▶ _What this task involves_:
Report the number of lines in the records below that contain the word "else", and nothing more.

★ ★ ★ ★

@@ -518,9 +525,20 @@
         xcc_id = __builtin_amdgcn_s_getreg((3 << 11) | 20) & 7u;
         perm_lds = L.part[0].lead;
         wg_front = 0;
+        xcd_min = 0;
+        board_slot = 0;
+        if (brake_cols) board_slot = __hip_atomic_fetch_add(bar + xcc_id * 32 + kRing, 1u, __ATOMIC_RELAXED, __HIP_MEMORY_SCOPE_AGENT) & 31u;
     }
     __syncthreads();
     unsigned *ctr = bar + xcc_id * 32;
+    unsigned *board = bar + kBoardOff + xcc_id * 32;
+    int max_brake = max_spin;
+    auto board_min = [&](unsigned mine) {
+        unsigned v = lane < 32 ? __hip_atomic_load(board + lane, __ATOMIC_RELAXED, __HIP_MEMORY_SCOPE_AGENT) : ~0u;
+        if ((v ^ mine) >> kRowBits) v = ~0u;
+        for (int o = 16; o > 0; o >>= 1) v = min(v, (unsigned)__shfl_xor((int)v, o));
+        return (unsigned)__builtin_amdgcn_readfirstlane((int)v);
+    };
     const unsigned members = gridDim.x / 8;
     int perm = L.part[0].lead;
     int step0 = 0;
@@ -632,13 +650,14 @@
                 NGCF_GATHER_LO(xa)
                 const unsigned sweep_tag = (unsigned)(sweep_no & 0xff) << kRowBits;
                 for (int64_t pos = beg; pos < end; pos += kCH) {
-                    if (prio_cols) {
+                    if (prio_cols | brake_cols) {
                         const unsigned mine = sweep_tag | (unsigned)(__builtin_amdgcn_readfirstlane(pkA) & kColMask);
                         unsigned front = 0;
                         if (lane == 0) front = atomicMax(&wg_front, mine);
                         front = (unsigned)__builtin_amdgcn_readfirstlane((int)front);
                         const unsigned lag = front > mine ? front - mine : 0u;
-                        if (prio_graded) {
+                        if (!prio_cols) {
+                        } else if (prio_graded) {
                             if (lag > 4 * prio_cols) __builtin_amdgcn_s_setprio(3);
                             else if (lag > 2 * prio_cols) __builtin_amdgcn_s_setprio(2);
                             else if (lag > prio_cols) __builtin_amdgcn_s_setprio(1);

★ ★ ★ ★

▶ _Written solution_:
3